§ THE TASK:
Write out each entry once more so that it matches the original exactly.

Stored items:
# wesselb/stheno

Measured on AMD Instinct MI355X. Metric: GP logpdf+posterior evals/sec at N=16384 D=8 fp64, higher is better.
Workload: dtype f64; 1 GPU; EQ() kernel, N=16384 D=8 fp64, logpdf + condition, posterior mean/var at N*=2048; nan_scan=every step (the library's per-tensor memo is cleared at the start of each step), call_order=posterior-first, info_check=behind the call that factorised (the library's default), parallelism=replicas only (1 independent evals in flight, one process per GPU)

## Files before the change

### stheno_amd/csrc/gpk_common.hpp

```cpp
#pragma once
#include <hip/hip_runtime.h>
#include <stdint.h>
#include "../../include/gpk.h"

#ifdef GPK_DEV_KNOBS
#define GPK_KNOB(type, name, value) type name = (value)
#define GPK_KNOB_SET(stmt) stmt
#else
#define GPK_KNOB(type, name, value) constexpr type name = (value)
#define GPK_KNOB_SET(stmt) ((void)0)
#endif

#define GPK_WAVE 64
#define GPK_TILE 128
#define GPK_DB 128

#define GPK_ERR_ARG(i) (-(i))

typedef double f64x4 __attribute__((ext_vector_type(4)));
typedef float f32x4 __attribute__((ext_vector_type(4)));
typedef double f64x2 __attribute__((ext_vector_type(2)));

template <typename T>
struct Traits;

template <>
struct Traits<double> {
    typedef f64x4 acc_t;
    typedef f64x2 vec_t;
    static constexpr int VEC = 2;
    static constexpr int BK = 16;
    static __device__ __forceinline__ acc_t mfma(double a, double b, acc_t c) {
        return __builtin_amdgcn_mfma_f64_16x16x4f64(a, b, c, 0, 0, 0);
    }
    static __device__ __forceinline__ int crow(int lane, int i) { return (lane >> 4) + 4 * i; }
    static __host__ __device__ constexpr int rowq(int j) { return j & 3; }
    static __host__ __device__ constexpr int rowi(int j) { return j >> 2; }
};

template <>
struct Traits<float> {
    typedef f32x4 acc_t;
    typedef f32x4 vec_t;
    static constexpr int VEC = 4;
    static constexpr int BK = 32;
    static __device__ __forceinline__ acc_t mfma(float a, float b, acc_t c) {
        return __builtin_amdgcn_mfma_f32_16x16x4f32(a, b, c, 0, 0, 0);
    }
    static __device__ __forceinline__ int crow(int lane, int i) { return (lane >> 4) * 4 + i; }
    static __host__ __device__ constexpr int rowq(int j) { return j >> 2; }
    static __host__ __device__ constexpr int rowi(int j) { return j & 3; }
};

static inline int64_t gpk_cdiv(int64_t a, int64_t b) { return (a + b - 1) / b; }

#if defined(__HIPCC__)
__device__ __forceinline__ void gpk_barrier_stores_done() {
    asm volatile("s_waitcnt vmcnt(0)" ::: "memory");
    __syncthreads();
}
#endif

#define GPK_CHECK_LAUNCH()                                   \
    do {                                                     \
        hipError_t e__ = hipGetLastError();                  \
        if (e__ != hipSuccess) return GPK_ERR_LAUNCH;        \
    } while (0)


static inline bool gpk_valid_sb(int sb) { return sb >= 128 && sb <= 4096 && (sb & (sb - 1)) == 0; }

template <typename T>
int gpk_gemm_launch(bool a_kmaj, bool b_kmaj, int64_t M, int64_t N, int64_t K, T alpha,
                    const T* A, int64_t lda, int64_t sA, const T* B, int64_t ldb, int64_t sB,
                    T beta, T* C, int64_t ldc, int64_t sC, int64_t batch, int flags,
                    hipStream_t stream);

template <typename T>
int gpk_gemm_launch2(bool a_kmaj, bool b_kmaj, int64_t M, int64_t N, int64_t K, T alpha,
                     const T* A, int64_t lda, int64_t sA, int64_t sA2, const T* B, int64_t ldb,
                     int64_t sB, int64_t sB2, T beta, T* C, int64_t ldc, int64_t sC, int64_t sC2,
                     int64_t batch, int64_t batch2, int flags, hipStream_t stream,
                     const T* colscale = nullptr, T* colss = nullptr, int64_t ldss = 0);

#define GPK_PERSIST_CTRL_WORDS 64
int gpk_helper_stream(hipStream_t* aux, unsigned keys[8]);
int gpk_helper_side_stream(hipStream_t* side);
void gpk_helper_shutdown();
void gpk_potrf_shutdown();
template <typename T>
struct GpkSeg {
    int64_t M, N, K;
    const T* A; int64_t lda;
    const T* B; int64_t ldb;
    const T* Cin; int64_t ldcin;
    T* C; int64_t ldc;
    int lower_only;
    int signal;
    uint64_t colmask;
    int64_t grp;
};
#define GPK_PERSIST_MAX_SEG 4
struct GpkPersistSaved {
    alignas(16) char bytes[2048];
    int ts, edge, per_cu, valid;
    int signal_tiles;
};
template <typename T>
int gpk_gemm_persist_launch(const GpkSeg<T>* segs, int nseg, T alpha, unsigned* ctrl, int reserve,
                            hipStream_t stream, GpkPersistSaved* saved = nullptr, bool ctrl_zeroed = false);
template <typename T>
int gpk_gemm_persist_rejoin(const GpkPersistSaved* saved, hipStream_t helper_stream);

template <typename T>
int gpk_panel_step_launch(T* A, int64_t n, int64_t ld, int64_t c, const T* W, int64_t ke, unsigned* flags, hipStream_t stream);

template <typename T>
int gpk_potrf_launch(T* A, int64_t n, int64_t ld, int64_t batch, int64_t bstride, T* dinv,
                     int* info, int nbo, hipStream_t stream);

int64_t gpk_potrf_la_ws_elems_impl(int64_t n, int nb);
template <typename T>
int gpk_potrf_la_launch(T* A, int64_t n, int64_t ld, T* dinv128, T* dinv_big, int nb, T* ws, int* info,
                        hipStream_t stream, int sb = 0, int64_t rows = 0, int flags = 0);

template <typename T>
int gpk_potrf_rows_launch(T* A, int64_t n, int64_t rows, int64_t ld, T* dinv, int* info, hipStream_t stream);

void* gpk_prof_begin(int variant, double flops, hipStream_t stream);
void gpk_prof_end(void* slot, hipStream_t stream);

void gpk_tune_gemm(int key, int64_t value);
void gpk_tune_potrf(int key, int64_t value);
void gpk_tune_kmat(int key, int64_t value);
void gpk_tune_kdiff(int key, int64_t value);
void gpk_tune_solve(int key, int64_t value);
void gpk_set_diag_prof(long long* dev_buf);
void gpk_set_tile_prof(long long* dev_buf);
// ... 118 lines not shown
```

### stheno_amd/csrc/gpk_gemm.hip

```cpp
#include "gpk_common.hpp"
#include "gpk_gemm_tile.hpp"
#include <type_traits>
#include <cstring>
#include <mutex>
#include <vector>

namespace {

__device__ __forceinline__ void tri_decode(int s, int& I, int& J) {
    int i = (int)((sqrtf(8.f * (float)s + 1.f) - 1.f) * 0.5f);
    while ((i + 1) * (i + 2) / 2 <= s) ++i;
    while (i * (i + 1) / 2 > s) --i;
    I = i;
    J = s - i * (i + 1) / 2;
}
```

§ REPLY:
# wesselb/stheno

Measured on AMD Instinct MI355X. Metric: GP logpdf+posterior evals/sec at N=16384 D=8 fp64, higher is better.
Workload: dtype f64; 1 GPU; EQ() kernel, N=16384 D=8 fp64, logpdf + condition, posterior mean/var at N*=2048; nan_scan=every step (the library's per-tensor memo is cleared at the start of each step), call_order=posterior-first, info_check=behind the call that factorised (the library's default), parallelism=replicas only (1 independent evals in flight, one process per GPU)

## Files before the change

### stheno_amd/csrc/gpk_common.hpp

```cpp
#pragma once
#include <hip/hip_runtime.h>
#include <stdint.h>
#include "../../include/gpk.h"

#ifdef GPK_DEV_KNOBS
#define GPK_KNOB(type, name, value) type name = (value)
#define GPK_KNOB_SET(stmt) stmt
#else
#define GPK_KNOB(type, name, value) constexpr type name = (value)
#define GPK_KNOB_SET(stmt) ((void)0)
#endif

#define GPK_WAVE 64
#define GPK_TILE 128
#define GPK_DB 128

#define GPK_ERR_ARG(i) (-(i))

typedef double f64x4 __attribute__((ext_vector_type(4)));
typedef float f32x4 __attribute__((ext_vector_type(4)));
typedef double f64x2 __attribute__((ext_vector_type(2)));

template <typename T>
struct Traits;

template <>
struct Traits<double> {
    typedef f64x4 acc_t;
    typedef f64x2 vec_t;
    static constexpr int VEC = 2;
    static constexpr int BK = 16;
    static __device__ __forceinline__ acc_t mfma(double a, double b, acc_t c) {
        return __builtin_amdgcn_mfma_f64_16x16x4f64(a, b, c, 0, 0, 0);
    }
    static __device__ __forceinline__ int crow(int lane, int i) { return (lane >> 4) + 4 * i; }
    static __host__ __device__ constexpr int rowq(int j) { return j & 3; }
    static __host__ __device__ constexpr int rowi(int j) { return j >> 2; }
};

template <>
struct Traits<float> {
    typedef f32x4 acc_t;
    typedef f32x4 vec_t;
    static constexpr int VEC = 4;
    static constexpr int BK = 32;
    static __device__ __forceinline__ acc_t mfma(float a, float b, acc_t c) {
        return __builtin_amdgcn_mfma_f32_16x16x4f32(a, b, c, 0, 0, 0);
    }
    static __device__ __forceinline__ int crow(int lane, int i) { return (lane >> 4) * 4 + i; }
    static __host__ __device__ constexpr int rowq(int j) { return j >> 2; }
    static __host__ __device__ constexpr int rowi(int j) { return j & 3; }
};

static inline int64_t gpk_cdiv(int64_t a, int64_t b) { return (a + b - 1) / b; }

#if defined(__HIPCC__)
__device__ __forceinline__ void gpk_barrier_stores_done() {
    asm volatile("s_waitcnt vmcnt(0)" ::: "memory");
    __syncthreads();
}
#endif

#define GPK_CHECK_LAUNCH()                                   \
    do {                                                     \
        hipError_t e__ = hipGetLastError();                  \
        if (e__ != hipSuccess) return GPK_ERR_LAUNCH;        \
    } while (0)


static inline bool gpk_valid_sb(int sb) { return sb >= 128 && sb <= 4096 && (sb & (sb - 1)) == 0; }

template <typename T>
int gpk_gemm_launch(bool a_kmaj, bool b_kmaj, int64_t M, int64_t N, int64_t K, T alpha,
                    const T* A, int64_t lda, int64_t sA, const T* B, int64_t ldb, int64_t sB,
                    T beta, T* C, int64_t ldc, int64_t sC, int64_t batch, int flags,
                    hipStream_t stream);

template <typename T>
int gpk_gemm_launch2(bool a_kmaj, bool b_kmaj, int64_t M, int64_t N, int64_t K, T alpha,
                     const T* A, int64_t lda, int64_t sA, int64_t sA2, const T* B, int64_t ldb,
                     int64_t sB, int64_t sB2, T beta, T* C, int64_t ldc, int64_t sC, int64_t sC2,
                     int64_t batch, int64_t batch2, int flags, hipStream_t stream,
                     const T* colscale = nullptr, T* colss = nullptr, int64_t ldss = 0);

#define GPK_PERSIST_CTRL_WORDS 64
int gpk_helper_stream(hipStream_t* aux, unsigned keys[8]);
int gpk_helper_side_stream(hipStream_t* side);
void gpk_helper_shutdown();
void gpk_potrf_shutdown();
template <typename T>
struct GpkSeg {
    int64_t M, N, K;
    const T* A; int64_t lda;
    const T* B; int64_t ldb;
    const T* Cin; int64_t ldcin;
    T* C; int64_t ldc;
    int lower_only;
    int signal;
    uint64_t colmask;
    int64_t grp;
};
#define GPK_PERSIST_MAX_SEG 4
struct GpkPersistSaved {
    alignas(16) char bytes[2048];
    int ts, edge, per_cu, valid;
    int signal_tiles;
};
template <typename T>
int gpk_gemm_persist_launch(const GpkSeg<T>* segs, int nseg, T alpha, unsigned* ctrl, int reserve,
                            hipStream_t stream, GpkPersistSaved* saved = nullptr, bool ctrl_zeroed = false);
template <typename T>
int gpk_gemm_persist_rejoin(const GpkPersistSaved* saved, hipStream_t helper_stream);

template <typename T>
int gpk_panel_step_launch(T* A, int64_t n, int64_t ld, int64_t c, const T* W, int64_t ke, unsigned* flags, hipStream_t stream);

template <typename T>
int gpk_potrf_launch(T* A, int64_t n, int64_t ld, int64_t batch, int64_t bstride, T* dinv,
                     int* info, int nbo, hipStream_t stream);

int64_t gpk_potrf_la_ws_elems_impl(int64_t n, int nb);
template <typename T>
int gpk_potrf_la_launch(T* A, int64_t n, int64_t ld, T* dinv128, T* dinv_big, int nb, T* ws, int* info,
                        hipStream_t stream, int sb = 0, int64_t rows = 0, int flags = 0);

template <typename T>
int gpk_potrf_rows_launch(T* A, int64_t n, int64_t rows, int64_t ld, T* dinv, int* info, hipStream_t stream);

void* gpk_prof_begin(int variant, double flops, hipStream_t stream);
void gpk_prof_end(void* slot, hipStream_t stream);

void gpk_tune_gemm(int key, int64_t value);
void gpk_tune_potrf(int key, int64_t value);
void gpk_tune_kmat(int key, int64_t value);
void gpk_tune_kdiff(int key, int64_t value);
void gpk_tune_solve(int key, int64_t value);
void gpk_set_diag_prof(long long* dev_buf);
void gpk_set_tile_prof(long long* dev_buf);
// ... 118 lines not shown
```

### stheno_amd/csrc/gpk_gemm.hip

```cpp
#include "gpk_common.hpp"
#include "gpk_gemm_tile.hpp"
#include <type_traits>
#include <cstring>
#include <mutex>
#include <vector>

namespace {

__device__ __forceinline__ void tri_decode(int s, int& I, int& J) {
    int i = (int)((sqrtf(8.f * (float)s + 1.f) - 1.f) * 0.5f);
    while ((i + 1) * (i + 2) / 2 <= s) ++i;
    while (i * (i + 1) / 2 > s) --i;
    I = i;
    J = s - i * (i + 1) / 2;
}
```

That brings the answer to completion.